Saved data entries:
-.-.-
template <int DQK, int DV, int DH, int NBUF, bool VTOK, int KG, int NWV = 4>
__global__ __launch_bounds__(64 * NWV, DV <= 96 ? (KG == 32 ? (DV <= 64 ? 4 : 3) : 2) : 1) void k_attention(AttnParams p) {
  constexpr int NT = 64 * NWV;
  constexpr int KLD = DQK + 8;
  constexpr int VLD = KT + 8;
  constexpr int NKS = DQK / 16;
  constexpr int NDT = DV / 32;
  constexpr int CPR = DQK / 8;
  constexpr int NKR = (KT * CPR + NT - 1) / NT;
  constexpr bool ONES = DH > 0;
  constexpr int VS = DV <= 32 ? 32 : (DV <= 96 ? 96 : 160);
  constexpr int CPRV = ONES ? DH / 8 + 1 : DV / 8;
  constexpr int NVR = VTOK ? (KT * CPRV + NT - 1) / NT : (DV * 8 + NT - 1) / NT;
  constexpr int VBUF = VTOK ? KT * VS : DV * VLD;
  static_assert(!ONES || (DH < DV && (DH & 7) == 0 && ((DH >> 2) & 1) == 0), "ones row placement");
  __shared__ __attribute__((aligned(16))) bf16_t Ks[NBUF][KT * KLD];
  __shared__ __attribute__((aligned(16))) bf16_t Vs[NBUF][VBUF];

  const int tid = threadIdx.x, lane = tid & 63, wave = tid >> 6;
  const int qi = lane & 31, half = lane >> 5;
  const int h = blockIdx.y, b = blockIdx.z;
  const int q0 = blockIdx.x * (32 * NWV) + wave * 32;
  const int D = ONES ? DH : p.D;

  const bf16_t* qb = p.q + (int64_t)b * p.q_bs + h * D;
  const bf16_t* kb = p.k + (int64_t)b * p.k_bs + h * D;
  const bf16_t* vtb = VTOK ? p.v + (int64_t)b * p.v_bs + h * D
                           : p.vt + ((int64_t)b * p.H + h) * (int64_t)p.vt_dpad * p.vt_tpad;

  bf16x8 qf[NKS];
  const float qsc = p.scale * 1.44269504088896340736f;
  {
    const int q = q0 + qi;
#pragma unroll
    for (int ks = 0; ks < NKS; ++ks) {
      const int d0 = ks * 16 + 8 * half;
      uint4 raw = make_uint4(0, 0, 0, 0);
      if (q < p.Tq && d0 < D) raw = *(const uint4*)(qb + (int64_t)q * p.ldq + d0);
      if (!p.q_log2) {
        float f[8];
        unpack8(raw, f);
#pragma unroll
        for (int e = 0; e < 8; ++e) f[e] *= qsc;
        raw = pack8(f);
      }
      qf[ks] = *(bf16x8*)&raw;
    }
  }

  constexpr unsigned kNoLoad = 0x80000000u;
  const unsigned k_bytes = p.Tk > 0 ? (unsigned)(((int64_t)(p.Tk - 1) * p.ldk + D) * 2) : 0u;
  const unsigned v_bytes = VTOK ? (p.Tk > 0 ? (unsigned)(((int64_t)(p.Tk - 1) * p.ldv + D) * 2) : 0u)
                                : (unsigned)((int64_t)p.vt_dpad * p.vt_tpad * 2);
  const __amdgpu_buffer_rsrc_t rs_k = __builtin_amdgcn_make_buffer_rsrc((void*)kb, 0, k_bytes, 0x00020000);
  const __amdgpu_buffer_rsrc_t rs_v = __builtin_amdgcn_make_buffer_rsrc((void*)vtb, 0, v_bytes, 0x00020000);
  unsigned k_voff[NKR], v_voff[NVR];
  int k_loff[NKR], v_loff[NVR];
  bool v_ones[NVR];
#pragma unroll
  for (int i = 0; i < NKR; ++i) {
    const int id = tid + i * NT;
    const int row = id / CPR, ch = id % CPR;
    const bool ok = id < KT * CPR && ch * 8 < D;
    k_voff[i] = ok ? (unsigned)((row * p.ldk + ch * 8) * 2) : kNoLoad;
    k_loff[i] = id < KT * CPR ? row * KLD + ch * 8 : -1;
  }
#pragma unroll
  for (int i = 0; i < NVR; ++i) {
    const int id = tid + i * NT;
    if (VTOK) {
      const int row = id / CPRV, ch = id % CPRV;
      const bool data = id < KT * CPRV && ch * 8 < D;
      v_voff[i] = data ? (unsigned)((row * p.ldv + ch * 8) * 2) : kNoLoad;
      v_loff[i] = id < KT * CPRV ? row * VS + ch * 8 : -1;
      v_ones[i] = ONES && ch * 8 == DH;
    } else {
      const int row = id >> 3, ch = id & 7;
      v_voff[i] = row < DV ? (unsigned)((row * p.vt_tpad + ch * 8) * 2) : kNoLoad;
      v_loff[i] = row < DV ? row * VLD + (ch >> 1) * 16 + (ch & 1) * 4 : -1;
      v_ones[i] = ONES && row == DH;
    }
  }
  uint4 kreg[NKR], vreg[NVR];
  auto fetch = [&](int key0) {
    const unsigned k_toff = (unsigned)(key0 * p.ldk * 2);
    const unsigned v_toff = (unsigned)(VTOK ? key0 * p.ldv * 2 : key0 * 2);
#pragma unroll
    for (int i = 0; i < NKR; ++i)
      kreg[i] = __builtin_bit_cast(uint4, __builtin_amdgcn_raw_buffer_load_b128(rs_k, k_voff[i] + k_toff, 0, 0));
#pragma unroll
    for (int i = 0; i < NVR; ++i)
      vreg[i] = __builtin_bit_cast(uint4, __builtin_amdgcn_raw_buffer_load_b128(rs_v, v_voff[i] + v_toff, 0, 0));
  };
  auto commit = [&](int buf) {
#pragma unroll
    for (int i = 0; i < NKR; ++i)
      if (k_loff[i] >= 0) *(uint4*)(&Ks[buf][k_loff[i]]) = kreg[i];
#pragma unroll
    for (int i = 0; i < NVR; ++i) {
      uint4 v = vreg[i];
      if (VTOK) {
        if (v_ones[i]) v = make_uint4(kOnePair & 0xffffu, 0, 0, 0);
        if (v_loff[i] >= 0) *(uint4*)(&Vs[buf][v_loff[i]]) = v;
      } else {
        if (v_ones[i]) v = make_uint4(kOnePair, kOnePair, kOnePair, kOnePair);
        if (v_loff[i] >= 0) {
          *(uint2*)(&Vs[buf][v_loff[i]]) = make_uint2(v.x, v.y);
          *(uint2*)(&Vs[buf][v_loff[i] + 8]) = make_uint2(v.z, v.w);
        }
      }
    }
  };
  const int vtr_off = ((4 * half + ((lane & 15) >> 2)) * VS + 16 * ((lane >> 4) & 1) + 4 * (lane & 3));

  f32x16 o[NDT];
#pragma unroll
  for (int i = 0; i < NDT; ++i)
#pragma unroll
    for (int r = 0; r < 16; ++r) o[i][r] = 0.f;
  f32x16 negm;
#pragma unroll
  for (int r = 0; r < 16; ++r) negm[r] = 0.f;
  float l_part = 0.f;
  constexpr float kDefer = 8.0f;

  const int ntiles = (p.Tk + KT - 1) / KT;
  fetch(0);
  commit(0);
  __syncthreads();
  for (int t = 0; t < ntiles; ++t) {
    const int key0 = t * KT;
    const int buf = NBUF == 2 ? (t & 1) : 0;
    const bool more = t + 1 < ntiles;
    if (more) fetch(key0 + KT);
    const bf16_t* Kt = Ks[buf];
    const bf16_t* Vt = Vs[buf];
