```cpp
int rv_reduce_rows(const float* partial, int32_t rows, int32_t cols, float* out, rvStream stream);
int rv_reduce_rows_count(const float* partial, int32_t rows, int32_t cols, float count, float* out, float* out_copy, rvStream stream);
int rv_bn_finalize(const float* partial, int32_t rows, int32_t c, int64_t count, const float* gamma,
                   const float* beta, float eps, float momentum, float* running_mean, float* running_var,
                   float* scale, float* shift, float* mean, float* invstd, rvStream stream);
int rv_bn_fold_eval(int32_t c, const float* gamma, const float* beta, const float* running_mean,
                    const float* running_var, float eps, float* scale, float* shift, rvStream stream);

#define RV_EW_RELU_A 1
#define RV_EW_RELU_B 2
#define RV_EW_RELU_OUT 4
// ... 354 lines not shown
```

range_view_3d_detection_amd/_lib.py:

```python

from __future__ import annotations

import ctypes
import os
import re
import functools
from typing import Dict, List, Optional, Tuple

import torch

_HERE = os.path.dirname(os.path.abspath(__file__))
LIB_PATH = os.environ.get("RV3D_LIB") or os.path.join(_HERE, "librv3d_hip.so")
LIB_PATH_F16 = os.environ.get("RV3D_LIB_F16") or os.path.join(_HERE, "librv3d_hip_f16.so")
HEADER_PATH = os.path.join(os.path.dirname(_HERE), "include", "rv3d.h")
COMPANION_HEADERS = ("rv3d_render.h",)
OPTIM_HEADERS = ("rv3d_optim.h",)
AVERAGE_ENTRIES = ("rv_adamw_step_groups_avg", "rv_average_tensors")

IN_AFFINE, IN_RELU, OUT_F32, OUT_BIAS, OUT_STATS, OUT_ACCUM, OUT_RELU = 1, 2, 4, 8, 16, 32, 64
OUT_RES_RELU = 256
WGRAD_TORCH_LAYOUT = 128
SEL_SMALL_GRIDS, SEL_SMALL_GRIDS6, SEL_NO_GEN6, SEL_NO_GEN5, SEL_NO_POINTWISE, SEL_NO_POINTWISE_BWD = 1 << 20, 1 << 21, 1 << 22, 1 << 23, 1 << 24, 1 << 25
SELECT = 0
EW_RELU_A, EW_RELU_B, EW_RELU_OUT = 1, 2, 4
BNB_RELU_Z, BNB_RES_ACCUM, BNB_Y_FROM_INPUT = 1, 2, 4
ADAM_AMSGRAD, ADAM_MAXIMIZE = 1, 2
WNMS_MERGE_SUPPRESSED, WNMS_SCORE_KEEPER, WNMS_NMS_GE, WNMS_MERGE_GE = 1, 2, 4, 8
EW_PASS_COMBINE, EW_PASS_MASK_GRAD, EW_PASS_BN_FINALIZE, EW_PASS_BWD_REDUCE, EW_PASS_BWD_REDUCE_PAIR, EW_PASS_BWD_FINALIZE, EW_PASS_BWD_APPLY, EW_PASS_BWD_APPLY_PAIR = range(8)
EW_FORM_COMB, EW_FORM_ROWS, EW_FORM_OCTET, EW_FORM_LEAN, EW_FORM_FUSED_FINALIZE, EW_FORM_TWO_STAGE = range(1, 7)
STATS_SCRATCH_ROWS = 128


class TapGeom(ctypes.Structure):
    _fields_ = [(n, ctypes.c_int32) for n in ("kh", "kw", "stride_w", "pad_h", "pad_w", "cu", "cv")]


class TapShape(ctypes.Structure):
    _fields_ = [(n, ctypes.c_int32) for n in ("N", "H", "Wu", "Wv", "ld_src", "ld_dst", "flags")]

    def __init__(self, *args, **kw) -> None:
        super().__init__(*args, **kw)
        self.flags |= SELECT


class select:

    def __init__(self, flags: int) -> None:
        self.flags = flags

    def __enter__(self):
        global SELECT
        self.old, SELECT = SELECT, SELECT | self.flags
        return self

    def __exit__(self, *exc):
        global SELECT
        SELECT = self.old


class BnbEpilogue(ctypes.Structure):

    _fields_ = [("y", ctypes.c_void_p), ("ld_y", ctypes.c_int32), ("flags", ctypes.c_int32), ("scale", ctypes.c_void_p), ("shift", ctypes.c_void_p),
                ("mean", ctypes.c_void_p), ("invstd", ctypes.c_void_p), ("partial", ctypes.c_void_p)]


class TargetLevel(ctypes.Structure):

    _fields_ = [("stride", ctypes.c_int32), ("use_range", ctypes.c_int32), ("lower", ctypes.c_double), ("upper", ctypes.c_double)]


class TargetOut(ctypes.Structure):

    _fields_ = [(n, ctypes.c_void_p) for n in ("labels", "panoptics", "reg_targets", "points_per_obj")]


# ... 271 lines not shown
```

range_view_3d_detection_amd/csrc/tapconv.h:

```cpp
#pragma once
#include "common.h"

constexpr int kMaxTaps = 24;
constexpr int kMaxPhases = 4;
constexpr int RV_OUT_BNB = 1 << 16;

struct TapTable {
    int32_t ntaps[kMaxPhases];
    int32_t w_first[kMaxPhases];
    int32_t dw_min[kMaxPhases], dw_max[kMaxPhases];
    int32_t w_tile[kMaxPhases];
    int32_t dh_min, rows;
    int8_t dh[kMaxPhases][kMaxTaps];
    int8_t dw[kMaxPhases][kMaxTaps];
    int8_t ky[kMaxPhases][kMaxTaps];
    int8_t kx[kMaxPhases][kMaxTaps];
};

struct TapConvArgs {
    const bf16_t* src;
    void* dst;
    const bf16_t* w;
    const float* in_scale;
    const float* in_shift;
    const float* bias;
    float* stats;
    int32_t N, H, W_src, W_dst;
    int32_t C_src, C_dst;
    int32_t ld_src, ld_dst;
    int32_t phases, step;
    int32_t m_tiles;
    int32_t h_tiles;
    int32_t total_tiles, n_tiles, tiles_per_xcd;
    int32_t lds_a_elems;
    int32_t lds_tab_offset;
    int32_t flags;
    int32_t sel;
    const bf16_t* bnb_y;
    const float *bnb_scale, *bnb_shift, *bnb_mean, *bnb_invstd;
    float* bnb_partial;
    int32_t ld_bnb_y, bnb_flags;
    const bf16_t* res;
    int32_t ld_res;
    int32_t stats_per_wg;
    TapTable tt;
};

int rv_build_tap_table(const rvTapGeom* g, bool scatter, TapTable* tt, int* phases, int* step);

struct TapPlan {
    int gen;
    int bn, ks;
    int mt, nt;
    int epi;
    int pair, slices;
    int grid_x, grid_y;
    size_t lds;
    int stats_rows;
    int bnb_rows;
    int32_t info[4];
    bool scatter;
    TapConvArgs args;
};

bool rv_tapconv2_plan(TapPlan* p);
int rv_tapconv2_launch(const TapPlan& p, hipStream_t stream);
bool rv_tapconv4_plan(TapPlan* p);
int rv_tapconv4_launch(const TapPlan& p, hipStream_t stream);
bool rv_tapconv5_plan(TapPlan* p);
int rv_tapconv5_launch(const TapPlan& p, hipStream_t stream);
bool rv_tapconv6_plan(TapPlan* p);
int rv_tapconv6_launch(const TapPlan& p, hipStream_t stream);
bool rv_pointwise_plan(TapPlan* p);
int rv_pointwise_launch(const TapPlan& p, hipStream_t stream);
```

range_view_3d_detection_amd/csrc/tapconv6.hip:

```cpp
#include <stdlib.h>

#include "common.h"
#include "tapconv.h"

namespace {

constexpr int kTC = 32;
constexpr int kTR = 16;
constexpr int kBK = 32;
constexpr int kBN = 128;
constexpr int kPitch = 36;
constexpr int kHaloRows = 18;
constexpr int kHaloInstr = (kHaloRows * kPitch + 15) / 16;
constexpr int kHaloBytes = kHaloInstr * 1024;
constexpr int kPiece = kBN * kBK * 2;
constexpr int kNRing = 8;
#ifndef RV_T6_AHEAD
#define RV_T6_AHEAD 4
#endif
constexpr int kAhead = RV_T6_AHEAD;
constexpr int kRing = 2 * kHaloBytes;
constexpr int kScratch = kRing + kNRing * kPiece;
constexpr int kTab = kScratch + 1024;
constexpr int kStatAcc = kTab + 32 * 4;
constexpr int kBnbAcc = kStatAcc + 8 * 4 * 16 * 2 * 4;
constexpr int kLds = kBnbAcc + 256 * 4;
constexpr int kMinTaps = kAhead + 2 > 6 ? kAhead + 2 : 6;

__device__ __attribute__((aligned(256))) uint32_t g_zero_page6[64];

typedef __attribute__((address_space(3))) void lds_void_t;
typedef const __attribute__((address_space(1))) void glb_void_t;

constexpr int wait_count(int U) {
    if (U > kAhead) return kAhead - 1;
    int n = 0;
    for (int u = U - kAhead + 1; u <= U; ++u) n += (u >= 0 && u < 3) ? 2 : 0;
    return kAhead - 1 + n;
}

template <int EPI>
__global__ __launch_bounds__(512, 2) void tapconv6_kernel(const TapConvArgs a) {
    extern __shared__ __attribute__((aligned(16))) uint8_t smem[];
    const int tid = threadIdx.x, lane = tid & 63;
    const int wave = __builtin_amdgcn_readfirstlane(tid >> 6);
    const int wr = wave >> 1, wc = wave & 1;
    const int l15 = lane & 15, lg = lane >> 4;
    constexpr int kHaloPer = 6;
    constexpr int kHaloPerTile = kHaloPer / 3;

    const int gy = a.n_tiles;
    const int xcd = blockIdx.x & 7, wslot = blockIdx.x >> 3, nslots = gridDim.x >> 3;
    auto stat_slot = [&]() { return (float*)(smem + kStatAcc) + (wave * 4 * 16 + l15) * 2; };
    if (a.stats_per_wg && lg == 0) {
        float* stat_acc = stat_slot();
#pragma unroll
        for (int j = 0; j < 4; ++j) {
            stat_acc[j * 32] = 0.f;
            stat_acc[j * 32 + 1] = 0.f;
        }
    }
    if ((EPI == 1) && a.stats_per_wg && tid < 256)
        ((float*)(smem + kBnbAcc))[tid] = 0.f;
    for (int k = 0;; ++k) {
    const int xslot = wslot + nslots * k;
    if (xslot >= a.tiles_per_xcd * gy) break;
    const int tile = xcd * a.tiles_per_xcd + xslot / gy;
    if (tile >= a.total_tiles) continue;
    const int n0 = (xslot % gy) * kBN;
    int bx = tile;
    const int tc = bx % a.m_tiles;
    bx /= a.m_tiles;
    const int th = bx % a.h_tiles;
    bx /= a.h_tiles;
    const int n = bx % a.N;
    const int ph = bx / a.N;
    const int m0 = tc * kTC, h0 = th * kTR;
    const int T = a.tt.ntaps[ph];
    const int nkc = a.C_src / kBK;
    const int nkt = T * nkc;
    const int HW = kTC + a.tt.dw_max[ph] - a.tt.dw_min[ph];
    const int HR = kTR + a.tt.rows - 1;

    const bf16_t* src_img = a.src + ((int64_t)n * a.H * a.W_src) * a.ld_src;
    int* tap_tab = (int*)(smem + kTab);
    if (tid < 16) tap_tab[tid] = tid < T ? (a.tt.dh[ph][tid] - a.tt.dh_min) * kPitch + (a.tt.dw[ph][tid] - a.tt.dw_min[ph]) : 0;
    __syncthreads();
    const int ncol = T / a.tt.rows;
    const int sh0 = __builtin_amdgcn_readfirstlane(tap_tab[0]);
    const int sh_dcol = ncol > 1 ? __builtin_amdgcn_readfirstlane(tap_tab[1]) - sh0 : 0;
    const int sh_drow = ncol < T ? __builtin_amdgcn_readfirstlane(tap_tab[ncol]) - __builtin_amdgcn_readfirstlane(tap_tab[ncol - 1]) : 0;
    const int row_base = h0 + a.tt.dh_min, col_base = m0 + a.tt.dw_min[ph];

    const int s_row = lane >> 2, s_slot = lane & 3;
    const int kq8 = (s_slot ^ (((s_row >> 2) & 1) << 1)) * 8;
    const bf16_t* zero = (const bf16_t*)g_zero_page6 + s_slot * 8;
    const int64_t w_img = (int64_t)a.C_dst * a.C_src;
    const bf16_t* w_ph = a.w + (int64_t)a.tt.w_first[ph] * w_img;
    const int b_voff = (n0 + wave * 16 + s_row) * a.C_src + kq8;
    int bq = 0, bt = 0;
    int b_so = 0;
    auto stage_b = [&](int j) {
        const int so = __builtin_amdgcn_readfirstlane(b_so);
        const bf16_t* p = w_ph + so + b_voff;
        __builtin_amdgcn_global_load_lds((glb_void_t*)p, (lds_void_t*)(smem + kRing + (j & (kNRing - 1)) * kPiece + wave * 1024), 16, 0, 0);
        const bool go = bq + 1 < nkt;
        const bool wrap = bt + 1 == T;
        bq += go ? 1 : 0;
        b_so += go ? (wrap ? kBK - (T - 1) * (int)w_img : (int)w_img) : 0;
        bt = go ? (wrap ? 0 : bt + 1) : bt;
    };
    int hoff[kHaloPer];
#pragma unroll
    for (int i = 0; i < kHaloPer; ++i) {
        const int q = wave + 8 * i;
        const int p = q * 16 + s_row;
        const int hr = (p * 1821) >> 16, hc = p - hr * kPitch;
        const int row = row_base + hr, col = col_base + hc;
        const int bad = (q >= kHaloInstr) | (hc >= HW) | (hr >= HR) | (row < 0) | (row >= a.H) | (col < 0) | (col >= a.W_src);
        hoff[i] = ((row * a.W_src + col) * a.ld_src + kq8) | -bad;
    }
    auto stage_halo = [&](int buf, int i, int kc) {
        const int q = wave + 8 * i;
        const bf16_t* src = hoff[i] >= 0 ? src_img + (hoff[i] + kc * kBK) : zero;
        const int dst = q < kHaloInstr ? buf * kHaloBytes + q * 1024 : kScratch;
        __builtin_amdgcn_global_load_lds((glb_void_t*)src, (lds_void_t*)(smem + dst), 16, 0, 0);
    };

    const int p_lane = (4 * wr) * kPitch + l15;
    const int b_rd = (wc * 64 + l15) * 64 + ((lg ^ (((l15 >> 2) & 1) << 1)) * 16);
    bf16x8 fa[4], fb[4];
    int a_b0 = 0, a_b1 = 0;
    auto addr_a = [&](int halo_byte, int shift) {
        const int p = p_lane + shift;
        a_b0 = halo_byte + p * 64 + ((lg ^ (((p >> 2) & 1) << 1)) * 16);
        a_b1 = a_b0 ^ 32;
    };
    auto read_a = [&](int mq) {
#pragma unroll
        for (int rr = 0; rr < 2; ++rr)
#pragma unroll
            for (int cc = 0; cc < 2; ++cc)
                fa[rr * 2 + cc] = *(const bf16x8*)(smem + (((2 * mq + rr) & 1) ? a_b1 : a_b0) + (2 * mq + rr) * (kPitch * 64) + cc * 1024);
    };
    auto read_b = [&](int j) {
#pragma unroll
        for (int jj = 0; jj < 4; ++jj) fb[jj] = *(const bf16x8*)(smem + kRing + (j & (kNRing - 1)) * kPiece + jj * 1024 + b_rd);
    };

    f32x4 acc[8][4];
#pragma unroll
    for (int i = 0; i < 8; ++i)
#pragma unroll
        for (int j = 0; j < 4; ++j) acc[i][j] = f32x4{0.f, 0.f, 0.f, 0.f};

#define RV_PHASE_COMPUTE(MQ)                                                                            \
    __builtin_amdgcn_s_barrier();                                                                       \
    asm volatile("s_waitcnt lgkmcnt(0)" ::: "memory");                                                  \
    __builtin_amdgcn_sched_barrier(0);                                                                  \
    __builtin_amdgcn_s_setprio(1);                                                                      \
    _Pragma("unroll") for (int i = 0; i < 4; ++i) _Pragma("unroll") for (int jj = 0; jj < 4; ++jj)      \
        acc[(MQ) * 4 + i][jj] = RV_MFMA_16x16x32(fa[i], fb[jj], acc[(MQ) * 4 + i][jj], 0, 0, 0);        \
    __builtin_amdgcn_s_setprio(0);                                                                      \
    __builtin_amdgcn_sched_barrier(0);                                                                  \
    __builtin_amdgcn_s_barrier();
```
-.-.-
§ Task goal
Look through the records and gather each line with the word "define".

§ Response area
#define RV_EW_RELU_A 1
#define RV_EW_RELU_B 2
#define RV_EW_RELU_OUT 4
#define RV_T6_AHEAD 4
#define RV_PHASE_COMPUTE(MQ)                                                                            \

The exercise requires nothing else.